The Chaplain returned their salute saying, “Carry on.” They relaxed their pose, looked at one another, then went back to sharing. Share circle was tradition. They’d been having one since the first Seventh day. It happened after the Seventh day meal, before lights out. Most of the time everyone just wanted to get it over with. Talking was discouraged in general. Miranda felt weird opening her mouth in front of her drill instructors. One of them always led it. In fact, they were already more than halfway through when the Chaplain walked in.
Grumpy Farmer had been halfway through telling them one of her stories about how she used a hover thresher to get revenge on her older siblings.
“The look on his face when he realized the controls were automated... It was glorious,” she said, a smile on her face. People nodded. Miranda noticed that when Grumpy Farmer’s smile reached her eyes she didn’t look all that grumpy. Grumpy Farmer raised one arm and passed the proverbial stick.
“I don’t like to be forced to get to know yous,” Farmer said, his tongue sliding into a lander accent on the last word. He stared blatantly at the Chaplain, like all of this was his fault and not just something they did every week at this time for the last nine cycles. After a tense moment he continued.
“Saw a dead body two cycles in a row,” he said. “I don’t like the dead. Doesn’t matter who it is, they creep me out. That’s why I never wanted to go into the military. All that death and stuff. I must have been like 11. There was an accident at the mining colony I lived in. Something to do with imbalance, they told me later. I got trapped in my house. Food and water sure, but my Mum was trapped with me.” He paused there.

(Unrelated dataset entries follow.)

+#ifndef FV3_HOST_EMU
+template <int R, class F>
+__global__ void __launch_bounds__(64 * R) fv3_k3r(Box b, int nkc, GridMap m, F f) {
+  int bx, by, kz;
+  if (!fv3_tile(m, bx, by, kz)) return;
+  const int i = b.i0 + (int)(bx * 64 + threadIdx.x);
+  const int j = b.j0 + (int)(by * R + threadIdx.y);
+  const int t = kz / nkc;
+  const int k = b.k0 + (kz - t * nkc);
+  if (i <= b.i1 && j <= b.j1) f(t, k, i, j);
+}
+#endif
+template <int R, class F>
+inline void launch3_rows(const fv3_ctx *c, fv3_stream_t s, Box b, F f) {
+#ifdef FV3_HOST_EMU
+  launch3(c, s, b, f);
+#else
+  const int ni = b.i1 - b.i0 + 1, nj = b.j1 - b.j0 + 1, nk = b.k1 - b.k0 + 1;
+  if (ni <= 0 || nj <= 0 || nk <= 0) return;
+  dim3 block(64, R, 1), grid;
+  const GridMap m = fv3_grid((ni + 63) / 64, (nj + R - 1) / R, c->g.nsub * nk, &grid);
+  hipLaunchKernelGGL(HIP_KERNEL_NAME(fv3_k3r<R, F>), grid, block, 0, s, b, nk, m, f);
+#endif
+}
+#ifndef FV3_HOST_EMU
+template <int R, class F>
+__global__ void __launch_bounds__(64 * R) fv3_k2r(Box b, GridMap m, F f) {
+  int bx, by, t;
+  if (!fv3_tile(m, bx, by, t)) return;
+  const int i = b.i0 + (int)(bx * 64 + threadIdx.x);
+  const int j = b.j0 + (int)(by * R + threadIdx.y);
+  if (i <= b.i1 && j <= b.j1) f(t, i, j);
+}
+#endif
+template <int R, class F>
+inline void launch2_rows(const fv3_ctx *c, fv3_stream_t s, Box b, F f) {
+#ifdef FV3_HOST_EMU
+  launch2(c, s, b, f);
+#else
+  const int ni = b.i1 - b.i0 + 1, nj = b.j1 - b.j0 + 1;
+  if (ni <= 0 || nj <= 0) return;
+  dim3 block(64, R, 1), grid;
+  const GridMap m = fv3_grid((ni + 63) / 64, (nj + R - 1) / R, c->g.nsub, &grid);
+  hipLaunchKernelGGL(HIP_KERNEL_NAME(fv3_k2r<R, F>), grid, block, 0, s, b, m, f);
+#endif
+}
+
+template <int W_, int E_, int S_, int N_>
+struct TileHalo {
+  static constexpr int W = W_, E = E_, S = S_, N = N_;
+};
+template <class... H>
+struct TileHalos {
+  typedef std::tuple<H...> tuple;
+  static constexpr int NIN = (int)sizeof...(H);
+};
+struct TileLevels {
+  int kc, nlev, kfirst, kdir;
+};
+template <int R, class HL>
+struct TileLay {
+  static constexpr int NIN = HL::NIN, NTHR = 64 * R;
+  template <int n>
+  using H = std::tuple_element_t<n, typename HL::tuple>;
+  template <int n>
+  static constexpr int pitch() { return 64 + H<n>::W + H<n>::E; }
+  template <int n>
+  static constexpr int size() { return pitch<n>() * (R + H<n>::S + H<n>::N); }
+  template <int n>
+  static constexpr int off() {
+    if constexpr (n == 0)
+      return 0;
+    else
+      return off<n - 1>() + size<n - 1>();
+  }
+  template <int n>
+  static constexpr int nq() { return (size<n>() + NTHR - 1) / NTHR; }
+  template <int n>
+  static constexpr int qbase() {
+    if constexpr (n == 0)
+      return 0;
+    else
+      return qbase<n - 1>() + nq<n - 1>();
+  }
+  static constexpr int total() { return off<NIN>(); }
+  static constexpr size_t lds_bytes() { return 2 * (size_t)total() * sizeof(Real); }
+};
+template <int N0, int N1, class F>
+FV3_HD inline void fv3_static_for(F &&f) {
+  if constexpr (N0 < N1) {
+    f(std::integral_constant<int, N0>{});
+    fv3_static_for<N0 + 1, N1>(f);
+  }
+}
+template <int R, class HL>
+struct TileView {
+  typedef TileLay<R, HL> L;
+  const Real *buf;
+  int tx, ty;
+  template <int n>
+  FV3_HD Real at(int di, int dj) const {
+    return buf[L::template off<n>() + (ty + L::template H<n>::S + dj) * L::template pitch<n>() + (tx + L::template H<n>::W + di)];
+  }
+};
+template <int R, class HL, int n, class G>
+FV3_HD inline bool fv3_tile_src(const G &g, int i0, int j0, int e, unsigned &goff) {
+  typedef TileLay<R, HL> L;
+  typedef typename L::template H<n> H;
+  const int r = e / L::template pitch<n>(), cc = e - r * L::template pitch<n>();
+  const int si = i0 - H::W + cc + g.o, sj = j0 - H::S + r + g.o;
+  goff = (unsigned)(sj * g.sj32 + si);
+  return e < L::template size<n>() && si >= 0 && si < g.ni && sj >= 0 && sj < g.nj;
+}
+#ifndef FV3_HOST_EMU
+struct TileGeo {
+  int o, sj32, ni, nj;
+};
+#ifdef FV3_TILE_WPE
+#define FV3_TILE_OCC __attribute__((amdgpu_waves_per_eu(FV3_TILE_WPE, FV3_TILE_WPE)))
+#else
+#define FV3_TILE_OCC
+#endif
+template <int R, class HL, class Pre, class Plane, class Step>
+__global__ void __launch_bounds__(64 * R) FV3_TILE_OCC fv3_k3t(Box b, int nchunk, TileLevels lv, TileGeo g, GridMap m, Pre pre, Plane plane, Step step) {
+  typedef TileLay<R, HL> L;
+  __shared__ __attribute__((aligned(16))) Real lds[2 * L::total()];
+  int bx, by, kz;
+  if (!fv3_tile(m, bx, by, kz)) return;
+  const int t = kz / nchunk, q = b.k0 + (kz - t * nchunk);
+  const int tx = (int)threadIdx.x, ty = (int)threadIdx.y, tid = ty * 64 + tx;
+  const int i0 = b.i0 + bx * 64, j0 = b.j0 + by * R, i = i0 + tx, j = j0 + ty;
+  const bool act = i <= b.i1 && j <= b.j1;
+  constexpr int NQ = L::template qbase<L::NIN>();
+  unsigned goff[NQ];
+  bool gok[NQ];
+  Real val[NQ];
+  fv3_static_for<0, L::NIN>([&](auto nc) {
+    constexpr int n = decltype(nc)::value, base = L::template qbase<n>();
+#pragma unroll
+    for (int qq = 0; qq < L::template nq<n>(); ++qq) gok[base + qq] = fv3_tile_src<R, HL, n>(g, i0, j0, tid + qq * L::NTHR, goff[base + qq]);
+  });
+  auto fetch = [&](int k) {
+    fv3_static_for<0, L::NIN>([&](auto nc) {
+      constexpr int n = decltype(nc)::value, base = L::template qbase<n>();
+      const Real *p = plane(n, t, k);
+#pragma unroll
+      for (int qq = 0; qq < L::template nq<n>(); ++qq) val[base + qq] = p && gok[base + qq] ? FV3_EL(p, goff[base + qq]) : (Real)0;
+    });
+  };
+  decltype(pre(0, 0, 0)) st{};
+  if (act) st = pre(t, i, j);
+  const int kb = q * lv.kc, nl = lv.nlev - kb < lv.kc ? lv.nlev - kb : lv.kc;
+  if (nl > 0) fetch(lv.kfirst + lv.kdir * kb);
+#pragma unroll 1
+  for (int kk = 0; kk < nl; ++kk) {
+    const int k = lv.kfirst + lv.kdir * (kb + kk);
+    Real *buf = lds + (kk & 1) * L::total();
+    fv3_static_for<0, L::NIN>([&](auto nc) {
+      constexpr int n = decltype(nc)::value, base = L::template qbase<n>();
+#pragma unroll
+      for (int qq = 0; qq < L::template nq<n>(); ++qq) {
+        const int e = tid + qq * L::NTHR;
+        if (e < L::template size<n>()) buf[L::template off<n>() + e] = val[base + qq];
+      }
+    });
+    if (kk + 1 < nl) fetch(k + lv.kdir);
+    asm volatile("s_waitcnt lgkmcnt(0)\n\ts_barrier" ::: "memory");
+    if (act) step(st, t, k, i, j, TileView<R, HL>{buf, tx, ty});
+  }
+}
+#endif
+template <int R, class HL, class Pre, class Plane, class Step>
+inline void launch3_tile(const fv3_ctx *c, fv3_stream_t s, Box b, TileLevels lv, Pre pre, Plane plane, Step step) {
+  typedef TileLay<R, HL> L;
+  static_assert(L::lds_bytes() <= 64 * 1024, "a tile kernel's two buffers are static LDS (64 KB at most; two workgroups per CU fit below 80 KB)");
+  const int ni = b.i1 - b.i0 + 1, nj = b.j1 - b.j0 + 1, nchunk = b.k1 - b.k0 + 1;
+  if (ni <= 0 || nj <= 0 || nchunk <= 0 || lv.nlev <= 0) return;
+  const int gx = (ni + 63) / 64, gy = (nj + R - 1) / R;
+#ifdef FV3_HOST_EMU
+  (void)s;
+  const Geo &g = c->g;
+  const int nsub = g.nsub;
+#pragma omp parallel
+  {
+    std::vector<Real> tile(L::total());
+    std::vector<decltype(pre(0, 0, 0))> st(L::NTHR);
+#pragma omp for collapse(2) schedule(static)
+    for (int t = 0; t < nsub; ++t)
+      for (int q = b.k0; q <= b.k1; ++q)
+        for (int by = 0; by < gy; ++by)
+          for (int bx = 0; bx < gx; ++bx) {
+            const int i0 = b.i0 + bx * 64, j0 = b.j0 + by * R;
+            for (int tid = 0; tid < L::NTHR; ++tid) {
+              const int i = i0 + (tid & 63), j = j0 + (tid >> 6);
+              if (i <= b.i1 && j <= b.j1) st[tid] = pre(t, i, j);
+            }
+            for (int kk = 0; kk < lv.kc && q * lv.kc + kk < lv.nlev; ++kk) {
+              const int k = lv.kfirst + lv.kdir * (q * lv.kc + kk);
+              fv3_static_for<0, L::NIN>([&](auto nc) {
+                constexpr int n = decltype(nc)::value;
+                const Real *p = plane(n, t, k);
+                for (int e = 0; e < L::template size<n>(); ++e) {
+                  unsigned goff;
+                  tile[L::template off<n>() + e] = fv3_tile_src<R, HL, n>(g, i0, j0, e, goff) && p ? p[goff] : (Real)0;
+                }
+              });
+              for (int tid = 0; tid < L::NTHR; ++tid) {
+                const int i = i0 + (tid & 63), j = j0 + (tid >> 6);
+                if (i <= b.i1 && j <= b.j1) step(st[tid], t, k, i, j, TileView<R, HL>{tile.data(), tid & 63, tid >> 6});
+              }
+            }
+          }
+  }
+#else
+  dim3 block(64, R, 1), grid;
+  const GridMap m = fv3_grid(gx, gy, c->g.nsub * nchunk, &grid);
+  const TileGeo tg{c->g.o, c->g.sj32, c->g.ni, c->g.nj};
+  hipLaunchKernelGGL(HIP_KERNEL_NAME(fv3_k3t<R, HL, Pre, Plane, Step>), grid, block, 0, s, b, nchunk, lv, tg, m, pre, plane, step);
+#endif
+}
+
 #define FV3_WAVE 64
 #ifdef FV3_HOST_EMU
 #define FV3_LPT 64
diff --git a/pace_amd/csrc/fv3_dsw.hip b/pace_amd/csrc/fv3_dsw.hip
--- a/pace_amd/csrc/fv3_dsw.hip
+++ b/pace_amd/csrc/fv3_dsw.hip
@@ -1,6 +1,10 @@
 #include "fv3_a2b.h"
 #include "fv3_ops.h"
 #include "fv3_ppm.h"
+
+#ifndef FV3_FXADV_TILE_R
+#define FV3_FXADV_TILE_R 8
+#endif
 
 namespace {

“Dead, killed in the explosion. Things like that change you. Make other things ok. Because we all must die once. Then we get sorted.” He shook his head as if he hadn’t meant to say that much. He continued talking about the week, but Miranda wasn’t really listening. She wanted to know why the Chaplain was there. Was it because they’d lost two soldiers in the last two cycles? That made sense.